Question

Solve cos x tan x= 1/2 for x over the interval [0,2Pi]
A.) Pi/6
B.) Pi/3 and 5Pi/3
C.) Pi/6 and 11Pi/6
D.) Pi/6 and 5Pi/6

Answer 1

\(\color{#000000 }{ \displaystyle \tan x=\frac{ \sin x }{\cos x} }\)

therefore,

\(\color{#000000 }{ \displaystyle \cos x \tan x=\frac{\cos x \sin x }{\cos x} =\frac{\bcancel{\cos x} \sin x }{\bcancel{\cos x}} }\)

Answer 2

So, cosines are going to be cancelled \(....\)
However, you'll have to exclude any solutions for which \(\color{black}{\cos x=0}\).

Answer 3

(not that any solutions will have \(\color{black}{\cos x=0}\))

Answer 4

I'm still kinda lost. Is it B- \[\frac{ \Pi }{ 3 } and \frac{ 5\Pi }{ 3 }\]

Answer 5

@SolomonZelman

Answer 6

@roadjester - Is my answer correct? Can you help me, please?

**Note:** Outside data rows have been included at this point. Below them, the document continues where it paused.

           const float4 t = *reinterpret_cast<const float4*>(a.dout + p * a.lddo + n);
           v[0] = t.x; v[1] = t.y; v[2] = t.z; v[3] = t.w;
           if (ACT != ADNM_ACT_NONE) {
-            const float4 g = *reinterpret_cast<const float4*>(a.pre + p * a.ldpre + n);
-            v[0] *= act_grad<ACT>(g.x); v[1] *= act_grad<ACT>(g.y); v[2] *= act_grad<ACT>(g.z); v[3] *= act_grad<ACT>(g.w);
+            const float4 s = *reinterpret_cast<const float4*>(a.pre + p * a.ldpre + n);
+            g[0] = s.x; g[1] = s.y; g[2] = s.z; g[3] = s.w;
           }
         } else {
 #pragma unroll
           for (int e = 0; e < 4; ++e)
             if (n + e < a.N) {
               v[e] = a.dout[p * a.lddo + n + e];
-              if (ACT != ADNM_ACT_NONE) v[e] *= act_grad<ACT>(a.pre[p * a.ldpre + n + e]);
+              if (ACT != ADNM_ACT_NONE) g[e] = a.pre[p * a.ldpre + n + e];
             }
         }
       }
 #pragma unroll
-      for (int e = 0; e < 4; ++e) rd[u][e] = v[e];
+      for (int e = 0; e < 4; ++e) {
+        rdo[u][e] = v[e];
+        if (ACT != ADNM_ACT_NONE) rpr[u][e] = g[e];
+      }
     }
   };
   auto store_tile = [&]() {
 #pragma unroll
     for (int u = 0; u < kItIn; ++u) {
-      const int it = threadIdx.x + u * kBlock;
-      if (it >= PT * 4) break;
-      *reinterpret_cast<float4*>(sIn + (it >> 2) * CKP + 4 * (it & 3)) = make_float4(rin[u][0], rin[u][1], rin[u][2], rin[u][3]);
+      const int it = threadIdx.x + u * kBlock, rest = it >> 6;
+      const int kq = (rest % (KQ / 4)) * 4 + (it & 3), hp = (rest / (KQ / 4)) * 16 + ((it >> 2) & 15);
+      if (hp >= PT) continue;
+      const int r = wide ? hp / 18 : hp / 10, c = hp - r * TWp;
+#pragma unroll
+      for (int tx = 0; tx < 3; ++tx) {
+        const int x = c - tx;
+        if (x < 0 || x >= a.TW) continue;
+#pragma unroll
+        for (int e = 0; e < 4; ++e) wg_put(sIn + (tx * KO + 4 * kq + e) * IP + r * a.TW + x, rin[u][e]);
+      }
     }
 #pragma unroll
     for (int u = 0; u < kItD; ++u) {
-      const int it = threadIdx.x + u * kBlock;
-      if (it >= kTilePix * NB * 4) break;
-      const int pxl = it / (NB * 4), q = it - pxl * (NB * 4);
-      *reinterpret_cast<float4*>(sD + pxl * DP + 4 * q) = make_float4(rd[u][0], rd[u][1], rd[u][2], rd[u][3]);
+      const int it = threadIdx.x + u * kBlock, rest = it >> 6;
+      const int q = (rest % (QN / 4)) * 4 + (it & 3), pxl = (rest / (QN / 4)) * 16 + ((it >> 2) & 15);
+#pragma unroll
+      for (int e = 0; e < 4; ++e) {
+        const float v = ACT != ADNM_ACT_NONE ? rdo[u][e] * act_grad<ACT>(rpr[u][e]) : rdo[u][e];
+        bsum[e] += v;
+        wg_put(sD + (4 * q + e) * PD + pxl, v);
+      }
     }
   };
-  if ((int)blockIdx.x < a.ntiles) load_tile(blockIdx.x);
-  for (int tile = blockIdx.x; tile < a.ntiles; tile += gridDim.x) {
+  if (row < a.ntiles) load_tile(row);
+  for (int tile = row; tile < a.ntiles; tile += a.rows) {
     __syncthreads();
     store_tile();
     __syncthreads();
-    if (tile + (int)gridDim.x < a.ntiles) load_tile(tile + gridDim.x);
-    static_assert(MB == 2, "the weight-gradient step pairs the wave's two pixel blocks");
-    float av[NB][2][4];
-    const float* bp[2][4];
-#pragma unroll
-    for (int pbw = 0; pbw < MB; ++pbw) {
-      const int pb = wave * MB + pbw;
-#pragma unroll
-      for (int e = 0; e < 4; ++e) {
-        const int jj = 4 * kk + e, pxl = pb * 16 + jj, dy_ = jj / a.TW, dx_ = jj - dy_ * a.TW;
-#pragma unroll
-        for (int nb = 0; nb < NB; ++nb) av[nb][pbw][e] = sD[pxl * DP + nb * 16 + j];
-        bp[pbw][e] = sIn + ((pb * a.RB + dy_) * TWp + dx_) * CKP + j;
-      }
-    }
-    AdnmFrag<PREC> fa[NB];
-#pragma unroll
-    for (int nb = 0; nb < NB; ++nb) fa[nb] = adnm_make_frag<PREC, false>(av[nb][0], av[nb][1], 1.f);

Im horrible with Algebra II/ Trig

Answer 7

Please, show your work that allowed you to arrive at yout answer.

Answer 8

@TheMadden5 do you know the answer ?

Answer 9

so than you know that sin30° = 1/2

- what will be the right answer ?

Answer 10

Ive figured it out. Thanks for helping everyone!